* Exercise brief
From the records below, please repeat exactly the line that has "Uniforms &U = c.uni;", the line that has "c.d_mlo = nullptr, c.d_halo", and every line between them, and nothing else.

* Working data
# julienperriercornet/turbosqueeze

Measured on AMD Instinct MI355X. Metric: encode+decode GB/s on enwik9-shaped input (round trip of uncompressed bytes), higher is better.
Workload: dtype u8

## Files before the change

turbosqueeze_amd/csrc/tsq_dec_common.cuh:

```cuda
#pragma once

#include <type_traits>

#include "tsq_common.cuh"

namespace tsq {

#ifdef TSQ_STATS
__device__ unsigned long long g_dec_stats[16];
__device__ unsigned long long g_dec_wave[48];
#define TSQD_T0() unsigned long long t0_ = __builtin_amdgcn_s_memtime()
#define TSQD_ACC(slot) do { unsigned long long t1_ = __builtin_amdgcn_s_memtime(); st_[slot] += t1_ - t0_; t0_ = t1_; } while (0)
#define TSQD_CNT(slot, v) st_[slot] += (v)
#else
#define TSQD_T0() do {} while (0)
#define TSQD_ACC(slot) do {} while (0)
#define TSQD_CNT(slot, v) do {} while (0)
#endif

struct SymCfg {
    static constexpr uint32_t T = 1024;
    static constexpr uint32_t S = 6144;
    static constexpr uint32_t SPAD = 160;
    static constexpr uint32_t OUTC = 2 * S;
    static constexpr uint32_t HOP = 16;
    static constexpr uint32_t MAXG = 512;
    static constexpr uint32_t MAXSN = MAXG / HOP + 2;
    static constexpr uint32_t PER = S / T;
    static constexpr uint32_t TERM = S + SPAD;
    static constexpr uint32_t R = 65536 + OUTC + 64;
    static constexpr uint32_t RPAD = 64;
    static constexpr uint32_t SWORDS = (S + SPAD + 16) / 16;
};
static_assert(SymCfg::R % 16 == 0, "ring phase");
static_assert(SymCfg::R == 77888 && SymCfg::R % 64 == 0, "the record scan skews the ring by out_at & 63: the 64-position grid of the bit map falls on the ring's");
static_assert(SymCfg::OUTC == 12 * SymCfg::T, "twelve bytes per lane");
static_assert(SymCfg::S % SymCfg::T == 0 && SymCfg::SWORDS <= SymCfg::T, "lane counts");
static_assert(SymCfg::MAXG <= SymCfg::T / 2 && SymCfg::MAXG % SymCfg::HOP == 0 && SymCfg::MAXG >= SymCfg::S / 13 + 2 * SymCfg::HOP, "group table");
static_assert(4 * SymCfg::MAXG <= 2 * SymCfg::T, "at most two pairs per lane");

__device__ __forceinline__ void pair_lens(uint32_t sb, uint32_t cc, uint32_t ext, uint32_t& slen, uint32_t& olen)
{
    const uint32_t hi = sb >> 4, lo = sb & 15u;
    const uint32_t lit_hi = cc & 2u, lit_lo = cc & 1u;
    const uint32_t o_hi = (!lit_hi && ext && hi < 3u) ? (hi + 2u) << 4 : hi + 1u;
    const uint32_t o_lo = (!lit_lo && ext && lo < 3u) ? (lo + 2u) << 4 : lo + 1u;
    slen = 1u + (lit_hi ? hi + 1u : 2u) + (lit_lo ? lo + 1u : 2u);
    olen = o_hi + o_lo;
}

struct Image {
    uint32_t op, len, at;
    __device__ __forceinline__ uint32_t lead() const { return at & 3u; }
    __device__ __forceinline__ uint32_t a0() const { return at & ~3u; }
};

__device__ __forceinline__ uint4 prefetch_words(const uint8_t* in, uint32_t at, uint32_t av)
{
    using C = SymCfg;
    const uint32_t tid = threadIdx.x;
    const uint32_t lim = av < C::S + C::SPAD ? av : C::S + C::SPAD;
    uint4 w = make_uint4(0, 0, 0, 0);
    if (tid < C::SWORDS && (tid << 4) + 16u <= lim) __builtin_memcpy(&w, in + at + (tid << 4), 16);
    return w;
}
template <class L>
__device__ __forceinline__ void stage_words(uint8_t* lds, const uint8_t* in, uint32_t at, uint32_t av, uint4 pre)
{
    using C = SymCfg;
    const uint32_t tid = threadIdx.x;
    if (tid < C::SWORDS) {
        uint4 w = pre;
        const uint32_t lim = av < C::S + C::SPAD ? av : C::S + C::SPAD, o = tid << 4;
        if (o < lim && o + 16u > lim) {
            uint32_t b[4] = {0, 0, 0, 0};
            for (uint32_t k = 0; o + k < lim; ++k) b[k >> 2] |= (uint32_t)in[at + o + k] << (8u * (k & 3u));
            w = make_uint4(b[0], b[1], b[2], b[3]);
        }
        *reinterpret_cast<uint4*>(lds + L::sbuf + (tid << 4)) = w;
    }
}

template <class L>
__device__ __forceinline__ void parse_groups(uint8_t* lds, uint32_t slim, uint32_t (&x)[SymCfg::PER])
{
    using C = SymCfg;
    const uint32_t tid = threadIdx.x;
    const uint8_t* const sbuf = lds + L::sbuf;
    uint32_t y[C::PER], c[C::PER];
    {
        uint32_t* const pl = reinterpret_cast<uint32_t*>(lds + L::j4);
        constexpr uint32_t NW = (C::S + C::SPAD) / 4u;
#pragma unroll
        for (uint32_t k = 0; k < (NW + C::T - 1u) / C::T; ++k) {
            const uint32_t w = tid + k * C::T;
            if (w < NW) {
                const uint32_t v = reinterpret_cast<const uint32_t*>(sbuf)[w];
                uint32_t q[4];
#pragma unroll
                for (uint32_t b = 0; b < 4; ++b) {
                    const uint32_t hi = (v >> (8u * b + 4u)) & 15u, lo = (v >> (8u * b)) & 15u;
                    q[b] = 0x03040405u + (lo << 8) + (hi << 16) + ((lo + hi) << 24);
                }
                *reinterpret_cast<uint4*>(pl + 4u * w) = make_uint4(q[0], q[1], q[2], q[3]);
            }
        }
    }
    __syncthreads();
    {
        const uint32_t* const pl = reinterpret_cast<const uint32_t*>(lds + L::j4);
#pragma unroll
        for (uint32_t k = 0; k < C::PER; ++k) { const uint32_t o = tid + k * C::T; c[k] = (uint32_t)sbuf[o] << 3; x[k] = o + 1u; }
#pragma unroll
        for (uint32_t pr = 0; pr < 4; ++pr) {
#pragma unroll
            for (uint32_t k = 0; k < C::PER; ++k) y[k] = pl[x[k]];
#pragma unroll
            for (uint32_t k = 0; k < C::PER; ++k) x[k] += __builtin_amdgcn_ubfe(y[k], (c[k] >> (6u - 2u * pr)) & 0x18u, 8u);
        }
    }
    uint8_t* const j1 = lds + L::j1;
#pragma unroll
    for (uint32_t k = 0; k < C::PER; ++k) { const uint32_t o = tid + k * C::T; j1[o] = (uint8_t)(x[k] - o); x[k] = o < slim ? x[k] : C::TERM; }
    __syncthreads();
}
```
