rh_status make_plan(rh_rlm *p, Plan &pl, VariantTab tab, bool general, const rh::ResampleGeom &g, uint32_t want_R, uint32_t want_NS) {
    const M2 A{-(double)p->coeffs[3], -(double)p->coeffs[4], 1.0, 0.0};
    M2 Tm, Ti;
    scan_basis((double)p->coeffs[3], (double)p->coeffs[4], Tm, Ti);
    const M2 B = mul(mul(Tm, A), Ti);
    const uint64_t M = g.out_frames ? g.out_frames : 1;
    const int cus = rh::g_num_cus;
    const double per_frame = 19.0, per_source = general ? 170.0 : 50.0;
    double best = 1e300;
    const Variant *bestV = nullptr;
    uint32_t bestJ = 0;
    for (int R = 1; R <= kMaxR; ++R) {
        if (want_R && (int)want_R != R) continue;
        const uint64_t L = 64ull * R;
        const uint32_t Jr = p->filt ? look_tiles(B, L) : 1;
        if (Jr == 0) continue;
        const uint64_t tiles = (M + L - 1) / L;
        const uint64_t per_cu = (tiles + cus - 1) / cus;
        for (int NS = 2; NS <= 4; ++NS) {
            if (want_NS && (int)want_NS != NS) continue;
            const Variant *v = find_variant(tab, R, kv_needed(L, g.F, g.T, p->cfg.channels), NS);
            if (!v) continue;
            const void *fn = reinterpret_cast<const void *>(p->filt ? v->filt : v->plain);
            const int resident = blocks_per_cu(fn, lds_bytes_of(*v, general, Jr));
            if (resident < 1) continue;
            const double passes = std::ceil((double)per_cu / resident);
            const uint64_t on_cu = std::min<uint64_t>(per_cu, resident);
            const double w = std::ceil(on_cu / 4.0);
            const double issue = 2.6 + 1.7 / std::pow(w, 1.5);
            double cost = passes * w * (per_frame * R + per_source) * issue;
            cost *= 1.0 + 0.01 * NS;
            if (general && R < 8) cost *= 1.3;
            if (cost < best) {
                best = cost;
                bestV = v;
                bestJ = Jr;
            }
// ... 107 lines not shown
        }
        if (fits) {
            R = in.R, KV = in.KV, fn = in.fn;
            break;
        }
    }
    if (!fn) return RH_OK;
    if (c.fn != fn) {
        int n = 0;
        if (hipOccupancyMaxActiveBlocksPerMultiprocessor(&n, fn, 64, 0) != hipSuccess) return RH_OK;
        c.resident_per_cu = n < 1 ? -1 : n;
        c.fn = fn;
        c.R = R;
        c.KV = KV;
    }
    if (c.resident_per_cu < 1) return RH_OK;
    c.direct = tiles <= (uint64_t)rh::g_num_cus * (uint64_t)c.resident_per_cu;
    const M2 A{-(double)p->coeffs[3], -(double)p->coeffs[4], 1.0, 0.0};
    M2 Tm, Ti;
    scan_basis((double)p->coeffs[3], (double)p->coeffs[4], Tm, Ti);
    const M2 B = mul(mul(Tm, A), Ti);
    const uint32_t J = look_tiles(B, n_min);
    if (J == 0 || J > 32) return RH_OK;
    if ((uint64_t)tiles * J * 16 > (64ull << 20)) return RH_OK;
    {
        const rh_status w = wait_idle(p);
        if (w != RH_OK) return w;
    }
    if (c.tabs_R != R) {
        if (c.d_tabs) RH_HIP_TRY(hipFree(c.d_tabs));
        if (c.d_pow) RH_HIP_TRY(hipFree(c.d_pow));
        if (c.d_uni) RH_HIP_TRY(hipFree(c.d_uni));
        c.d_tabs = nullptr, c.d_pow = nullptr, c.d_uni = nullptr, c.tabs_R = 0;
        Tables *h = new Tables();
        std::memset(h, 0, sizeof(Tables));
        Uniforms &U = c.uni;
        std::memset(&U, 0, sizeof(U));
        U.b0 = p->coeffs[0];
        U.c1 = (float)((double)p->coeffs[1] - (double)p->coeffs[0] * (double)p->coeffs[3]);
        U.c2 = (float)((double)p->coeffs[2] - (double)p->coeffs[0] * (double)p->coeffs[4]);
        U.a1 = p->coeffs[3];
        U.a2 = p->coeffs[4];
        put(U.Tm, Tm);
        for (int k = 0; k < 4; ++k) put(U.scanM[k], mpow(B, (uint64_t)R << k));
        for (int r = 0; r < R; ++r) {
            const M2 m = mul(mpow(A, r + 1), Ti);
            U.g[r][0] = (float)m.a;
            U.g[r][1] = (float)m.b;
        }
        for (int l = 0; l < 64; ++l) {
            put(h->laneM[l], mpow(B, (uint64_t)R * l));
            put(h->bc15M[l], mpow(B, (uint64_t)R * ((l & 15) + 1)));
            put(h->bc31M[l], mpow(B, (uint64_t)R * ((l & 31) + 1)));
        }
        float pw[kMaxR + 1][4];
        std::memset(pw, 0, sizeof(pw));
        for (int v = 0; v <= R; ++v) put(pw[v], mpow(B, (uint64_t)v));
        hipError_t e = hipMalloc(reinterpret_cast<void **>(&c.d_tabs), sizeof(Tables));
        if (e == hipSuccess) e = hipMemcpy(c.d_tabs, h, sizeof(Tables), hipMemcpyHostToDevice);
        if (e == hipSuccess) e = hipMalloc(reinterpret_cast<void **>(&c.d_pow), sizeof(pw));
        if (e == hipSuccess) e = hipMemcpy(c.d_pow, pw, sizeof(pw), hipMemcpyHostToDevice);
        static_assert(offsetof(Uniforms, Tm) == 20 && offsetof(Uniforms, scanM) == 36 && offsetof(Uniforms, g) == 100, "the kernel reads the Uniforms by float index");
        if (e == hipSuccess) e = hipMalloc(reinterpret_cast<void **>(&c.d_uni), sizeof(Uniforms));
        if (e == hipSuccess) e = hipMemcpy(c.d_uni, &U, sizeof(Uniforms), hipMemcpyHostToDevice);
        delete h;
        if (e != hipSuccess) {
            rh::set_hip_error(e, "k_rlm_chunk tables");
            return e == hipErrorOutOfMemory ? RH_ERR_NOMEM : RH_ERR_HIP;
        }
        c.tabs_R = R;
    }
    if ((size_t)tiles > c.cap_tiles) {
        if (c.d_mlo) RH_HIP_TRY(hipFree(c.d_mlo));
        if (c.d_halo) RH_HIP_TRY(hipFree(c.d_halo));
        if (c.d_gran) RH_HIP_TRY(hipFree(c.d_gran));
        c.d_mlo = nullptr, c.d_halo = nullptr, c.d_gran = nullptr, c.cap_tiles = 0;
        RH_HIP_TRY(hipMalloc(reinterpret_cast<void **>(&c.d_mlo), ((size_t)tiles + 1) * 4));
        RH_HIP_TRY(hipMalloc(reinterpret_cast<void **>(&c.d_halo), (size_t)tiles * 64));
        RH_HIP_TRY(hipMalloc(reinterpret_cast<void **>(&c.d_gran), (size_t)tiles * 32));
        RH_HIP_TRY(rh::fill_now(c.d_halo, 0, (size_t)tiles * 64));
        RH_HIP_TRY(rh::fill_now(c.d_gran, 0, (size_t)tiles * 32));
        c.cap_tiles = (size_t)tiles;
    }
    const size_t look_floats = (size_t)tiles * J * 4;
    if (look_floats > c.cap_look) {
        if (c.d_look) RH_HIP_TRY(hipFree(c.d_look));
        c.d_look = nullptr, c.cap_look = 0;
        RH_HIP_TRY(hipMalloc(reinterpret_cast<void **>(&c.d_look), look_floats * 4));
        c.cap_look = look_floats;
    }
    std::vector<float> look(look_floats, 0.0f);
    {
        std::unordered_map<uint64_t, M2> memo;
        for (uint64_t t = 1; t < tiles; ++t)
            for (uint32_t j = 0; j < J && j < t; ++j) {
                const uint64_t d = (uint64_t)mlo[(size_t)t] - mlo[(size_t)(t - j)];
                auto it = memo.find(d);
                if (it == memo.end()) it = memo.emplace(d, mpow(B, d)).first;
                put(&look[((size_t)t * J + j) * 4], it->second);
            }
    }
    RH_HIP_TRY(hipMemcpy(c.d_mlo, mlo.data(), mlo.size() * 4, hipMemcpyHostToDevice));
    RH_HIP_TRY(hipMemcpy(c.d_look, look.data(), look_floats * 4, hipMemcpyHostToDevice));
    c.n_tiles = (uint32_t)tiles;
    c.J = J;
    c.frames = (uint32_t)Ns;
    c.ok = true;
    return RH_OK;
}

* Written solution
        Uniforms &U = c.uni;
        std::memset(&U, 0, sizeof(U));
        U.b0 = p->coeffs[0];
        U.c1 = (float)((double)p->coeffs[1] - (double)p->coeffs[0] * (double)p->coeffs[3]);
        U.c2 = (float)((double)p->coeffs[2] - (double)p->coeffs[0] * (double)p->coeffs[4]);
        U.a1 = p->coeffs[3];
        U.a2 = p->coeffs[4];
        put(U.Tm, Tm);
        for (int k = 0; k < 4; ++k) put(U.scanM[k], mpow(B, (uint64_t)R << k));
        for (int r = 0; r < R; ++r) {
            const M2 m = mul(mpow(A, r + 1), Ti);
            U.g[r][0] = (float)m.a;
            U.g[r][1] = (float)m.b;
        }
        for (int l = 0; l < 64; ++l) {
            put(h->laneM[l], mpow(B, (uint64_t)R * l));
            put(h->bc15M[l], mpow(B, (uint64_t)R * ((l & 15) + 1)));
            put(h->bc31M[l], mpow(B, (uint64_t)R * ((l & 31) + 1)));
        }
        float pw[kMaxR + 1][4];
        std::memset(pw, 0, sizeof(pw));
        for (int v = 0; v <= R; ++v) put(pw[v], mpow(B, (uint64_t)v));
        hipError_t e = hipMalloc(reinterpret_cast<void **>(&c.d_tabs), sizeof(Tables));
        if (e == hipSuccess) e = hipMemcpy(c.d_tabs, h, sizeof(Tables), hipMemcpyHostToDevice);
        if (e == hipSuccess) e = hipMalloc(reinterpret_cast<void **>(&c.d_pow), sizeof(pw));
        if (e == hipSuccess) e = hipMemcpy(c.d_pow, pw, sizeof(pw), hipMemcpyHostToDevice);
        static_assert(offsetof(Uniforms, Tm) == 20 && offsetof(Uniforms, scanM) == 36 && offsetof(Uniforms, g) == 100, "the kernel reads the Uniforms by float index");
        if (e == hipSuccess) e = hipMalloc(reinterpret_cast<void **>(&c.d_uni), sizeof(Uniforms));
        if (e == hipSuccess) e = hipMemcpy(c.d_uni, &U, sizeof(Uniforms), hipMemcpyHostToDevice);
        delete h;
        if (e != hipSuccess) {
            rh::set_hip_error(e, "k_rlm_chunk tables");
            return e == hipErrorOutOfMemory ? RH_ERR_NOMEM : RH_ERR_HIP;
        }
        c.tabs_R = R;
    }
    if ((size_t)tiles > c.cap_tiles) {
        if (c.d_mlo) RH_HIP_TRY(hipFree(c.d_mlo));
        if (c.d_halo) RH_HIP_TRY(hipFree(c.d_halo));
        if (c.d_gran) RH_HIP_TRY(hipFree(c.d_gran));
        c.d_mlo = nullptr, c.d_halo = nullptr, c.d_gran = nullptr, c.cap_tiles = 0;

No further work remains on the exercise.